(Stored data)
═══
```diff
+int set_smem_attrs() {
+  static PerDevice<bool> done_pd;
+  bool& done = done_pd.ref();
+  if (done) return 0;
+  const auto attr = cudaFuncAttributeMaxDynamicSharedMemorySize;
+  cudaError_t e = cudaFuncSetAttribute(conv_proj_kernel<kPlain, kNoStats>, attr, kSmemLimit);
+  if (e == cudaSuccess) e = cudaFuncSetAttribute(conv_proj_kernel<kPlain, kTileStats>, attr, kSmemLimit);
+  if (e == cudaSuccess) e = cudaFuncSetAttribute(conv_proj_kernel<kPlain, kRunStats>, attr, kSmemLimit);
+  if (e == cudaSuccess) e = cudaFuncSetAttribute(conv_proj_kernel<kAccumulate, kNoStats>, attr, kSmemLimit);
+  if (e == cudaSuccess) e = cudaFuncSetAttribute(conv_proj_kernel<kGated, kNoStats>, attr, kSmemLimit);
+  if (e != cudaSuccess) return static_cast<int>(e);
+  done = true;
+  return 0;
+}
+
+int proj_launch(int mode, const void* in, int ld_in, const void* wgt, void* out, int ld_out, const void* dout,
+                int ld_do, const float* a, double* stats, int stats_rows, int* grid_used, long long pixels, int Cin,
+                int Cout, cudaStream_t stream) {
+  if (pixels >= (1ll << 31) - 128) return 1;
+  const int P = static_cast<int>(pixels);
+  ProjParams p;
+  if (!proj_plan(P, Cin, Cout, mode, stats != nullptr, &p)) return 1;
+  p.stats = stats;
+  const int half = Cout / 2;
+  const uint32_t cw = static_cast<uint32_t>(half < 64 ? half : 64);
+  const uint32_t acw = static_cast<uint32_t>(Cout < 64 ? Cout : 64);
+  CUtensorMap tmA, tmW, tmO, tmD, tmG;
+  int rc = make_tmap_2d(&tmA, in, Cin, P, ld_in, p.kc, 128, p.kc * 2);
+  if (!rc) rc = make_tmap_2d(&tmW, wgt, Cin, Cout, Cin, p.kc, Cout, p.kc * 2);
+  if (!rc) rc = make_tmap_2d(&tmO, out, Cout, P, ld_out, cw, 32, cw * 2);
+  if (rc) return rc;
+  tmD = tmG = tmO;
+  if (mode == kAccumulate) rc = make_tmap_2d(&tmD, out, Cout, P, ld_out, acw, 128, acw * 2);
+  if (mode == kGated) {
+    rc = make_tmap_2d(&tmD, dout, Cout, P, ld_do, acw, 128, acw * 2);
+    if (!rc) rc = make_tmap_2d(&tmG, a, P, 1, (static_cast<uint64_t>(P) + 3) & ~3ull, 128, 1, 0, 4);
+  }
+  if (rc) return rc;
+  int grid = num_sms();
+  if (grid > p.tiles) grid = p.tiles;
+  if (stats && grid > stats_rows) return UB2_ERR_WORKSPACE;
+  const size_t smem = proj_smem(p, stats != nullptr);
+  if ((rc = set_smem_attrs())) return rc;
+  note_variant(5);
+  if (mode == kGated)
+    launch(conv_proj_kernel<kGated, kNoStats>, grid, kPThreads, smem, stream, tmA, tmW, tmO, tmD, tmG, p);
+  else if (mode == kAccumulate)
+    launch(conv_proj_kernel<kAccumulate, kNoStats>, grid, kPThreads, smem, stream, tmA, tmW, tmO, tmD, tmG, p);
+  else if (stats && Cout <= 64)
+    launch(conv_proj_kernel<kPlain, kRunStats>, grid, kPThreads, smem, stream, tmA, tmW, tmO, tmD, tmG, p);
+  else if (stats)
+    launch(conv_proj_kernel<kPlain, kTileStats>, grid, kPThreads, smem, stream, tmA, tmW, tmO, tmD, tmG, p);
+  else
+    launch(conv_proj_kernel<kPlain, kNoStats>, grid, kPThreads, smem, stream, tmA, tmW, tmO, tmD, tmG, p);
+  const cudaError_t e = cudaGetLastError();
+  if (e != cudaSuccess) return static_cast<int>(e);
+  if (grid_used) *grid_used = grid;
+  return 0;
+}
+
+}
+
+int conv_proj_launch(const ConvFwdArgs& a, cudaStream_t stream) {
+  if (a.tf32 || a.taps != 1 || a.C1 != 0 || a.out1 != nullptr || a.scale != nullptr || a.relu ||
+      a.bn_override > 0 || a.grid_override > 0)
+    return 1;
+  if (a.N <= 0 || a.H <= 0 || a.W <= 0) return 1;
+  return proj_launch(a.accumulate ? kAccumulate : kPlain, a.in0, a.ld_in0, a.wgt, a.out0, a.ld0, nullptr, 0, nullptr,
+                     a.stats, a.stats_rows, a.grid_used, static_cast<long long>(a.N) * a.H * a.W, a.C0, a.Cout,
+                     stream);
+}
+
+int conv_proj_gated_ok(long long pixels, int Cin, int Cout) {
+  ProjParams p;
+  return pixels > 0 && pixels < (1ll << 31) - 128 && proj_plan(static_cast<int>(pixels), Cin, Cout, kGated, false, &p);
+}
+
+int conv_proj_gated_launch(const void* in, int ld_in, const void* wgt, const void* dout, int ld_do, const float* a,
+                           void* out, int ld_out, long long pixels, int Cin, int Cout, cudaStream_t stream) {
+  const int rc = proj_launch(kGated, in, ld_in, wgt, out, ld_out, dout, ld_do, a, nullptr, 0, nullptr, pixels, Cin,
+                             Cout, stream);
+  return rc == 1 ? UB2_ERR_SHAPE : rc;
+}
+
+}
diff --git a/unet-segment-pytorch_b200/csrc/gate.cu b/unet-segment-pytorch_b200/csrc/gate.cu
--- a/unet-segment-pytorch_b200/csrc/gate.cu
+++ b/unet-segment-pytorch_b200/csrc/gate.cu
@@ -552,7 +552,7 @@
           dot = fmaf(d.v[k], xv.v[k], dot);
           d.v[k] *= av;
         }
-        store8(dx + static_cast<size_t>(pix) * ld_dx + cg * 8, d);
+        if (dx != nullptr) store8(dx + static_cast<size_t>(pix) * ld_dx + cg * 8, d);
       }
     }
     dot = group_sum(dot, g.tpp);
diff --git a/unet-segment-pytorch_b200/csrc/ptx.cuh b/unet-segment-pytorch_b200/csrc/ptx.cuh
--- a/unet-segment-pytorch_b200/csrc/ptx.cuh
+++ b/unet-segment-pytorch_b200/csrc/ptx.cuh
@@ -78,6 +78,22 @@
       : "r"(smem_u32(dst)), "l"(reinterpret_cast<uint64_t>(m)), "r"(smem_u32(bar)), "r"(c0),
         "r"(c1), "r"(c2), "r"(c3)
       : "memory");
+}
+
+__device__ __forceinline__ void tma_store_2d(const CUtensorMap* m, const void* src, int c0, int c1) {
+  asm volatile("cp.async.bulk.tensor.2d.global.shared::cta.bulk_group [%0, {%2, %3}], [%1];" ::"l"(
+                   reinterpret_cast<uint64_t>(m)),
+               "r"(smem_u32(src)), "r"(c0), "r"(c1)
+               : "memory");
+}
+__device__ __forceinline__ void bulk_commit() { asm volatile("cp.async.bulk.commit_group;" ::: "memory"); }
+template <int N>
+__device__ __forceinline__ void bulk_wait_read() {
+  asm volatile("cp.async.bulk.wait_group.read %0;" ::"n"(N) : "memory");
+}
+__device__ __forceinline__ void bulk_wait_all() { asm volatile("cp.async.bulk.wait_group 0;" ::: "memory"); }
+__device__ __forceinline__ void fence_proxy_async_smem() {
+  asm volatile("fence.proxy.async.shared::cta;" ::: "memory");
 }
 
 __device__ __forceinline__ void tc_fence_before() {
@@ -135,6 +151,16 @@
       : "r"(taddr)
       : "memory");
 }
+__device__ __forceinline__ void tmem_ld16(uint32_t taddr, uint32_t (&v)[16]) {
+  asm volatile(
+      "tcgen05.ld.sync.aligned.32x32b.x16.b32 "
+      "{%0, %1, %2, %3, %4, %5, %6, %7, %8, %9, %10, %11, %12, %13, %14, %15}, [%16];"
+      : "=r"(v[0]), "=r"(v[1]), "=r"(v[2]), "=r"(v[3]), "=r"(v[4]), "=r"(v[5]), "=r"(v[6]),
+        "=r"(v[7]), "=r"(v[8]), "=r"(v[9]), "=r"(v[10]), "=r"(v[11]), "=r"(v[12]), "=r"(v[13]),
+        "=r"(v[14]), "=r"(v[15])
+      : "r"(taddr)
+      : "memory");
+}
 __device__ __forceinline__ void tmem_ld_wait() {
   asm volatile("tcgen05.wait::ld.sync.aligned;" ::: "memory");
 }
diff --git a/unet-segment-pytorch_b200/unet/kernels.py b/unet-segment-pytorch_b200/unet/kernels.py
--- a/unet-segment-pytorch_b200/unet/kernels.py
+++ b/unet-segment-pytorch_b200/unet/kernels.py
@@ -313,16 +313,34 @@
     return out, a
 
 
-def gate_bwd_a(dout, x, a, psi):
+def gate_bwd_a(dout, x, a, psi, want_dx=True):
     n, h, w, cx, ld_x = _nhwc(x)
     ld_do = _nhwc(dout)[4]
-    dx = empty_nhwc(n, h, w, cx, x.device)
+    dx = empty_nhwc(n, h, w, cx, x.device) if want_dx else None
     dpsin = torch.empty((n, h, w), device=x.device, dtype=F32)
     rows = gate_rows(n, h, w, cx)
     partials = torch.empty((rows, 2, 1), device=x.device, dtype=F64)
     _C.call("ub2_gate_bwd_a", ptr(dout), ld_do, ptr(x), ld_x, ptr(a), ptr(psi), ptr(dx), cx, ptr(dpsin),
             ptr(partials), rows, n, h, w, cx, stream(), work=(0.0, _nbytes(dout, x, a, psi, dx, dpsin)))
     return dx, dpsin, partials
+
+
+def conv_proj_gated_ok(pixels, cin, cout) -> bool:
+    return bool(_C.lib().ub2_conv_proj_gated_ok(c_longlong(pixels), cin, cout))
+
+
+def conv_proj_gated(dxp, wgt, dout, a, out=None):
+    n, h, w, cin, ld_in = _nhwc(dxp)
+    _, _, _, cout, ld_do = _nhwc(dout)
+    assert wgt.dtype == BF16 and wgt.is_contiguous() and wgt.numel() == cout * cin
+    assert a.dtype == F32 and a.is_contiguous() and a.numel() == n * h * w
+    if out is None:
+        out = empty_nhwc(n, h, w, cout, dxp.device)
+    ld_out = _nhwc(out)[4]
+    _C.call("ub2_conv_proj_gated", ptr(dxp), ld_in, cin, ptr(wgt), ptr(dout), ld_do, ptr(a), ptr(out), ld_out,
+            c_longlong(n * h * w), cout, stream(),
+            work=(2.0 * n * h * w * cout * cin, _nbytes(dxp, wgt, dout, a, out)))
+    return out
 
 
 def gate_bwd_s(dpsin, psi, coef_psi, q, xp, sg, hg, sx, hx, wpsi):
diff --git a/unet-segment-pytorch_b200/unet/ops.py b/unet-segment-pytorch_b200/unet/ops.py
--- a/unet-segment-pytorch_b200/unet/ops.py
+++ b/unet-segment-pytorch_b200/unet/ops.py
@@ -315,7 +315,8 @@
         d = to_nhwc(dout)
         p_wg, p_wx, p_wpsi, p_gg, p_bg, p_gx, p_bx, p_gp, p_bp = ctx.params
         direct = _grad_targets(*ctx.params) if all(ctx.needs_input_grad[2:11]) else None
-        dx, dpsin, part = K.gate_bwd_a(d, xn, a, psi)
+        gated = K.conv_proj_gated_ok(count, ci, cx)
+        dx, dpsin, part = K.gate_bwd_a(d, xn, a, psi, want_dx=not gated)
         if direct is not None:
             t_wg, t_wx, t_wpsi, t_gg, t_bg, t_gx, t_bx, t_gp, t_bp = direct
             _, _, coef_p = K.bn_bwd_finalize(part, count, gam_p, mp, ip, frozen=not batch, dgamma=t_gp, dbeta=t_bp)
@@ -334,7 +335,10 @@
             K.wgrad_reduce(K.conv_wgrad(xn, dxp, 1), ci, cx, 1, gw_x)
             gw_g = torch.empty(sh_g, device=d.device, dtype=torch.float32)
             K.wgrad_reduce(K.conv_wgrad(gn, dq, 1), ci, cg, 1, gw_g)
-        K.conv_fwd(dxp, wxd, 1, out=dx, accumulate=True)
+        if gated:
+            dx = K.conv_proj_gated(dxp, wxd, d, a)
+        else:
+            K.conv_fwd(dxp, wxd, 1, out=dx, accumulate=True)
         dg = K.conv_fwd(dq, wgd, 1)
         if direct is not None:
             _grads_done(*ctx.params[2:])
```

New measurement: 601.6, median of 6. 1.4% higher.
═══
[What is required]:
Pull every line with the word "kPThreads" from the data.

[Exercise solution]:
+    launch(conv_proj_kernel<kGated, kNoStats>, grid, kPThreads, smem, stream, tmA, tmW, tmO, tmD, tmG, p);
+    launch(conv_proj_kernel<kAccumulate, kNoStats>, grid, kPThreads, smem, stream, tmA, tmW, tmO, tmD, tmG, p);
+    launch(conv_proj_kernel<kPlain, kRunStats>, grid, kPThreads, smem, stream, tmA, tmW, tmO, tmD, tmG, p);
+    launch(conv_proj_kernel<kPlain, kTileStats>, grid, kPThreads, smem, stream, tmA, tmW, tmO, tmD, tmG, p);
+    launch(conv_proj_kernel<kPlain, kNoStats>, grid, kPThreads, smem, stream, tmA, tmW, tmO, tmD, tmG, p);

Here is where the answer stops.